Zhejiang Zhengyuan Zhihui Technology Co.Ltd(300645) : management system for external financial assistance

Zhejiang Zhengyuan Zhihui Technology Co.Ltd(300645)

Management system for external financial assistance

Chapter I General Provisions

Article 1 in order to regulate the company’s external financial assistance, effectively control the company’s financial risks and ensure the stable operation of the company, according to the relevant provisions of the company law of the people’s Republic of China (hereinafter referred to as the company law), the civil code of the people’s Republic of China and other laws and regulations, This system is formulated in combination with the relevant provisions of China Securities Regulatory Commission and Shenzhen Stock Exchange and the provisions of the articles of association.

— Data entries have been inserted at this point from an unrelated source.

# marekrams/tnac4o

Measured on AMD Instinct MI355X. Metric: PEPS-contraction ms/sweep, chimera L=2048 chi=64 (boundary-MPS sweep _setup_rhoT), lower is better.
Workload: dtype f64; 1 GPU; chimera L=2048 (Nx=Ny=16, Nc=8), synthetic couplings seed 20260004, beta=3, chi=64; one sweep = 16 rows of MPO absorb + compress_mps; one step = the sweeps of the 4 lattice rotations of one instance; parallelism=1 GPU: 4 lattice rotations of one instance interleaved on 4 HIP streams, mode=sweep

## Files before the change

include/tnpeps.h:

```cpp
#ifndef TNPEPS_H
#define TNPEPS_H
#include <stdint.h>

#ifdef __cplusplus
extern "C" {
#endif

int tn_version(void);
int tn_build_id(char* buf, int n);
int tn_stream_create_masked(const uint32_t* mask_host, int nwords, void** stream_out);
int tn_stream_destroy(void* stream);
int tn_last_error(char* buf, int n);

int tn_gemm(int64_t M, int64_t N, int64_t K, double alpha, const double* A, int64_t rsa, int64_t csa,
            const double* B, int64_t rsb, int64_t csb, double beta, double* C, int64_t rsc, int64_t csc,
            int64_t batch, int64_t bsa, int64_t bsb, int64_t bsc, void* ws, int64_t ws_bytes, void* stream);
int64_t tn_gemm_ws_bytes(int64_t M, int64_t N, int64_t K, int64_t batch);

int tn_absorb(const double* A, const double* W, double* out, int64_t Dl, int64_t pold, int64_t Dr, int64_t ba,
              int64_t po, int64_t bb, int64_t pi, int hconj, int64_t batch, int64_t bsA, int64_t bsW, int64_t bsOut,
              void* stream);

int tn_qr(double* A, int64_t rs, int64_t cs, int64_t m, int64_t n, double* Q, int64_t qrs, int64_t qcs, double* R,
          int64_t rrs, int64_t rcs, int nb, double rank_tol, int64_t* keff_host, void* ws, int64_t ws_bytes, void* stream);
int64_t tn_qr_ws_bytes(int64_t m, int64_t n, int nb);
int64_t tn_panel_orth_ws_bytes(int64_t nrows, int b);
int tn_panel_orth(const double* X, int64_t rs, int64_t cs, int64_t nrows, int b, double* Y, int64_t yrs, int64_t ycs, int method,
                  int* state9_host, double* dev_host, void* ws, int64_t ws_bytes, void* stream);
int tn_panel_stats(uint64_t* out16_host, int reset);
int tn_panel_stats_stream(uint64_t* out16_host, int reset, void* stream);
int tn_smallqr_stats(uint64_t* out4_host, int reset, void* stream);
int tn_fused_timeouts(int* count_host, void* stream);
int tn_qr_batched(double* A, int64_t rs, int64_t cs, int64_t m, int64_t n, double* Q, int64_t qrs, int64_t qcs, double* R,
                  int64_t rrs, int64_t rcs, int nb, double rank_tol, int64_t* keff_host, int64_t batch, int64_t bsA, int64_t bsQ,
                  int64_t bsR, void* ws, int64_t ws_bytes, void* stream, void* const* side_streams, int nside);

int tn_svd_trunc(const double* C, int64_t crs, int64_t ccs, int64_t k, int64_t n, int64_t Dmax, double tol, double* U,
                 int64_t urs, int64_t ucs, double* S, double* Vt, int64_t vrs, int64_t vcs, int64_t* keep_host,
                 double* discarded_host, int* sweeps_host, int* info_host, void* ws, int64_t ws_bytes, void* stream);
int tn_svdvals(const double* C, int64_t crs, int64_t ccs, int64_t k, int64_t n, double* S_host, int* sweeps_host,
               int* info_host, void* ws, int64_t ws_bytes, void* stream);
int64_t tn_svd_ws_bytes(int64_t k, int64_t n, int vectors);
int tn_svdvals_async(const double* C, int64_t crs, int64_t ccs, int64_t k, int64_t n, double* out66_dev, void* stream);
int tn_svdvals_small_batched(const int64_t* desc_dev, int64_t batch, const int64_t* desc_host, double* out66_dev, void* stream);
int tn_svd_trunc_batched(const double* C, int64_t crs, int64_t ccs, int64_t k, int64_t n, int64_t Dmax, double tol, double* U,
                         int64_t urs, int64_t ucs, double* S, double* Vt, int64_t vrs, int64_t vcs, int64_t* keep_host,
                         double* discarded_host, int* sweeps_host, int* info_host, int64_t batch, int64_t bsC, int64_t bsU,
                         int64_t bsS, int64_t bsV, void* ws, int64_t ws_bytes, void* stream);
int tn_svdvals_batched(const double* C, int64_t crs, int64_t ccs, int64_t k, int64_t n, double* S_host, int* sweeps_host,
                       int* info_host, int64_t batch, int64_t bsC, void* ws, int64_t ws_bytes, void* stream);

int tn_nfactor(const double* x, int64_t n, double* out2, void* slot8, void* stream);
int tn_normalize_pow2(double* x, int64_t n, double* out2, void* scratch, int64_t scratch_bytes, void* stream);
int tn_scale_by(double* x, int64_t n, const double* scalar_dev, void* stream);
int tn_scale_phys(double* A, int64_t Dl, int64_t p, int64_t Dr, const double* diag, int inv, void* stream);

int tn_peps_factor(const double* Es, const double* E1, const double* E4, const double* Xu, const double* Xl, const double* Xr,
                   const double* Xd, const int32_t* dmap, const int32_t* rmap, int64_t q, int64_t nl, int64_t nu, double* F,
                   void* stream);
int tn_mpo_from_factor(const double* F, const int32_t* dmap, const int32_t* rmap, int64_t q, int64_t nl, int64_t nu, int64_t pd,
                       int64_t br, double* W, void* stream);
int tn_mpo_from_factor_ops(const double* F, const int32_t* dmap, const int32_t* rmap, const double* O, int64_t nop, int64_t q, int64_t nl,
                           int64_t nu, int64_t pd, int64_t br, double* Wops, void* stream);
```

Article 2 the relevant provisions of this system shall apply to the acts of the company and its holding subsidiaries providing funds and entrusted loans with compensation or free of charge, except for the holding subsidiaries with a shareholding ratio of more than 50% within the scope of the company’s consolidated statements.

The financial assistance provided by the company to the holding subsidiary formed by joint investment with related parties shall be implemented with reference to the provisions of this system.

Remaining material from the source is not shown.